# What to work on
Go line by line through the data and copy those with the word "ntiles".

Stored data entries
== Segment start ==

## Replace chunked tile queue with per-wave prefetched tile claims over sharded subqueues

The wide aggregation kernel now claims work one tile at a time from several padded per-XCD subqueue counters instead of claiming chunks behind a block-wide __syncthreads. Waves take turns issuing the atomic for a future tile, overlap it with their gather loop, and publish the result through a small LDS ring read by the other waves. The intent is to remove block-level barriers and chunk-granularity load imbalance on the power-law edge distribution. The cost is extra atomics per tile, spin-waits on LDS, and inline-asm exec manipulation that could stall or race if the ring handshake is wrong.

```diff
diff --git a/bridged_gnn_amd/_lib.py b/bridged_gnn_amd/_lib.py
--- a/bridged_gnn_amd/_lib.py
+++ b/bridged_gnn_amd/_lib.py
@@ -50,6 +50,9 @@
                                                _P, _I64, _P, _P, _P, _INT, _P, _INT, _I64, _I32, _P, _P, _P]),
     "bgnn_adaptedconv_aggregate_bounded_f32": (_INT, [_P, _P, _I64, _P, _P, _P, _P, _P, _I64, _I64, _I32, _F32,
                                                        _P, _I64, _P, _P, _P, _INT, _P, _INT, _I64, _I32, _P, _P, _I64, _I32, _P]),
+    "bgnn_aggregate_tile_queue_words": (_I64, []),
+    "bgnn_adaptedconv_aggregate_queued_f32": (_INT, [_P, _P, _I64, _P, _P, _P, _P, _P, _I64, _I64, _I32, _F32,
+                                                      _P, _I64, _P, _P, _P, _INT, _P, _INT, _I64, _I32, _P, _P, _I64, _I64, _I32, _P]),
     "bgnn_aggregate_hub_workspace_bytes": (C.c_size_t, [_I64, _I32, _I64]),
     "bgnn_adaptedconv_aggregate_hub_f32": (_INT, [_P, _P, _I64, _P, _P, _P, _P, _P, _I64, _I32, _F32, _P, _I64, _P, _P, _INT, _P, _I32, _P,
                                                    _P, _I32, _P, _I64, _P, _P, _P, _I64, _P, _P, C.c_size_t, _P]),
diff --git a/bridged_gnn_amd/csrc/bgnn_aggregate.hip b/bridged_gnn_amd/csrc/bgnn_aggregate.hip
--- a/bridged_gnn_amd/csrc/bgnn_aggregate.hip
+++ b/bridged_gnn_amd/csrc/bgnn_aggregate.hip
@@ -1,4 +1,5 @@
 #include <cstdlib>
+#include <cstring>
 #include "bgnn_common.h"
 
 namespace {
@@ -40,6 +41,9 @@
   uint32_t tbl_bytes, off_t2s, off_s2t;
   int32_t gather_hint;
   uint32_t dead_off;
+  int64_t tq_words;
+  int tq_subqueues;
+  int tq_ahead;
 };
 
 __device__ __forceinline__ float leaky(float v, float slope) { return v > 0.f ? v : v * slope; }
@@ -515,6 +519,7 @@
 }
 
 typedef unsigned int u32x4_t __attribute__((ext_vector_type(4)));
+constexpr int TQ_SPACING_WORDS = 32;
 
 template <int CTRL>
 __device__ __forceinline__ uint32_t dpp_movu(uint32_t x) { return (uint32_t)__builtin_amdgcn_update_dpp(0, (int)x, CTRL, 0xF, 0xF, true); }
@@ -538,10 +543,13 @@
   const int32_t row0 = (int32_t)p.row_begin, row1 = (int32_t)p.row_end;
   const int32_t ntiles = (row1 - row0 + RPB - 1) / RPB;
   __shared__ float red[2][LF * 4 + 1];
-  if (p.colsum != nullptr) {
+  __shared__ unsigned long long cl_ring[4];
+  __shared__ uint32_t cl_prog[4];
+  const bool tile_claims = p.tile_queue != nullptr && p.tq_subqueues > 0;
+  if (tile_claims && threadIdx.x < 4) { cl_ring[threadIdx.x] = 0ull; cl_prog[threadIdx.x] = 0u; }
+  if (p.colsum != nullptr)
     for (int t = threadIdx.x; t < 2 * (LF * 4 + 1); t += 256) (&red[0][0])[t] = 0.f;
-    __syncthreads();
-  }
+  if (p.colsum != nullptr || tile_claims) __syncthreads();
   __shared__ unsigned int dyn_tile;
   const uint32_t nstride = (uint32_t)(p.ldh * 4);
   const uint32_t ostride = (uint32_t)(p.ldo * 4);
@@ -573,8 +581,62 @@
   const int32_t xend = NSEG > 1 ? xbase + NSEG * seg_len : min((xcd + 1) * per_x, ntiles);
   int32_t tile = xbase + slot - G;
   int32_t chunk_left = 0;
+  const int32_t NQ = tile_claims ? min((int32_t)p.tq_subqueues, G) : 0;
+  const int32_t wave_u = __builtin_amdgcn_readfirstlane(wave);
+  uint32_t* const qctr = NQ > 0 ? p.tile_queue + (xcd * NQ + slot % NQ) * TQ_SPACING_WORDS : nullptr;
+  const int32_t qpos0 = xbase + (NQ > 0 ? slot % NQ : 0);
+  uint32_t cl_n = 0;
+  uint32_t cl_val = 0;
+  bool cl_own = false, cl_pending = false;
+  bool cl_ending = false, cl_stop = false;
+  auto cl_issue = [&](uint32_t& v) {
+    uint64_t ex;
+    asm volatile("s_mov_b64 %1, exec\n\ts_mov_b64 exec, 1\n\tglobal_atomic_add %0, %2, %3, %4 sc0\n\ts_mov_b64 exec, %1"
+                 : "+v"(v), "=&s"(ex) : "v"(0u), "v"(1u), "s"(qctr) : "memory");
+  };
+  auto cl_wait = [&](uint32_t& v) { asm volatile("s_waitcnt vmcnt(0)" : "+v"(v) : : "memory"); };
+  auto cl_publish = [&](uint32_t tn, uint32_t v) {
+    while (tn >= 4u) {
+      const uint32_t mn = min(min(__hip_atomic_load(&cl_prog[0], __ATOMIC_RELAXED, __HIP_MEMORY_SCOPE_WORKGROUP),
+                                  __hip_atomic_load(&cl_prog[1], __ATOMIC_RELAXED, __HIP_MEMORY_SCOPE_WORKGROUP)),
+                              min(__hip_atomic_load(&cl_prog[2], __ATOMIC_RELAXED, __HIP_MEMORY_SCOPE_WORKGROUP),
+                                  __hip_atomic_load(&cl_prog[3], __ATOMIC_RELAXED, __HIP_MEMORY_SCOPE_WORKGROUP)));
+      if ((uint32_t)__builtin_amdgcn_readfirstlane(mn) + 3u >= tn) break;
+      __builtin_amdgcn_s_sleep(1);
+    }
+    __builtin_amdgcn_fence(__ATOMIC_RELEASE, "workgroup", "local");
+    if (lane == 0)
+      __hip_atomic_store(&cl_ring[tn & 3u], ((unsigned long long)(tn + 1u) << 32) | v, __ATOMIC_RELAXED, __HIP_MEMORY_SCOPE_WORKGROUP);
+  };
+  if (NQ > 0 && wave_u < 2) {
+    uint32_t v = 0;
+    cl_issue(v);
+    cl_wait(v);
+    cl_publish((uint32_t)wave_u, v);
+  }
   for (;;) {
-    if (p.tile_queue != nullptr) {
+    if (NQ > 0) {
+      if (cl_stop) break;
+      uint32_t tag, kq;
+      for (;;) {
+        const unsigned long long w = __hip_atomic_load(&cl_ring[cl_n & 3u], __ATOMIC_RELAXED, __HIP_MEMORY_SCOPE_WORKGROUP);
+        tag = (uint32_t)__builtin_amdgcn_readfirstlane((uint32_t)(w >> 32));
+        kq = (uint32_t)__builtin_amdgcn_readfirstlane((uint32_t)w);
+        if (tag == cl_n + 1u) break;
+        __builtin_amdgcn_s_sleep(1);
+      }
+      __builtin_amdgcn_fence(__ATOMIC_ACQUIRE, "workgroup", "local");
+      if (lane == 0) __hip_atomic_store(&cl_prog[wave], cl_n + 1u, __ATOMIC_RELAXED, __HIP_MEMORY_SCOPE_WORKGROUP);
+      tile = qpos0 + (int32_t)kq * NQ;
+      cl_stop = cl_ending;
+      cl_own = !cl_ending && ((cl_n + 2u) & 3u) == (uint32_t)wave_u;
+      ++cl_n;
+      if (tile >= xend) {
+        if (cl_stop) break;
+        cl_ending = true;
+        continue;
+      }
+    } else if (p.tile_queue != nullptr) {
       if (chunk_left == 0) {
         __syncthreads();
         if (threadIdx.x == 0) dyn_tile = atomicAdd(&p.tile_queue[xcd], 1u);
@@ -601,7 +663,15 @@
     if (NSEG > 1) {
       const int32_t j = tile - xbase, sg = j / seg_len;
       gt = (sg * 8 + xcd) * seg_len + (j - sg * seg_len);
-      if (gt >= ntiles) continue;
+      if (gt >= ntiles) {
+        if (cl_own) {
+          uint32_t v = 0;
+          cl_issue(v);
+          cl_wait(v);
+          cl_publish(cl_n + 1u, v);
+        }
+        continue;
+      }
     }
     const int32_t i0 = row0 + gt * RPB + wave * GPW + g;
     const bool rvalid = i0 < row1;
@@ -690,6 +760,12 @@
     bool ok = e < end;
     uint32_t myoff = p.dead_off;
     if (nw > 0) myoff = row_off((uint32_t)p.col[max(min(e, end - 1), 0)], ok);
+    asm volatile("" : "+v"(h01), "+v"(h23) : : "memory");
+    if (cl_own) {
+      cl_issue(cl_val);
+      if (p.tq_ahead) cl_pending = true;
+      else { cl_wait(cl_val); cl_publish(cl_n + 1u, cl_val); }
+    }
     for (int32_t it = 0; it < nw; ++it) {
       float4 v[U];
       issue(v, myoff);
@@ -700,7 +776,18 @@
       update(v, ok, e_cur);
       ok = ok2;
       take_id(nextid);
+      if (cl_pending) {
+        asm volatile("" : "+v"(cl_val) : : "memory");
+        cl_publish(cl_n + 1u, cl_val);
+        cl_pending = false;
+        __builtin_amdgcn_sched_barrier(0);
+      }
       myoff = row_off(nextid, ok);
+    }
+    if (cl_pending) {
+      cl_wait(cl_val);
+      cl_publish(cl_n + 1u, cl_val);
+      cl_pending = false;
     }
     s += bgnn::dpp_mov<0xB1>(s);
     s += bgnn::dpp_mov<0x4E>(s);
@@ -978,6 +1065,20 @@
   return true;
 }
 
+constexpr int kClaimTileDefault = 1;
+struct ClaimCfg { int tile, nq, ahead; };
+static const ClaimCfg& claim_cfg() {
+  static const ClaimCfg c = [] {
+    ClaimCfg r{kClaimTileDefault, 4, 1};
+    if (const char* e = getenv("BGNN_AGG_CLAIM")) r.tile = strcmp(e, "chunk") == 0 ? 0 : (strcmp(e, "tile") == 0 ? 1 : r.tile);
+    if (const char* e = getenv("BGNN_AGG_SUBQUEUES")) { const int v = atoi(e); if (v >= 1 && v <= 8) r.nq = v; }
+    if (const char* e = getenv("BGNN_AGG_CLAIM_AHEAD")) r.ahead = atoi(e) != 0;
+    return r;
+  }();
+  return c;
+}
+static int64_t claim_queue_words() { return (int64_t)8 * claim_cfg().nq * TQ_SPACING_WORDS; }
+
 template <int LF, bool ALPHA>
 int launch_wide_fast(const AggParams& p, hipStream_t st) {
   constexpr int RPB = 4 * (64 / LF);
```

== Segment end ==

# Task result
   const int32_t ntiles = (row1 - row0 + RPB - 1) / RPB;
   const int32_t xend = NSEG > 1 ? xbase + NSEG * seg_len : min((xcd + 1) * per_x, ntiles);
-      if (gt >= ntiles) continue;
+      if (gt >= ntiles) {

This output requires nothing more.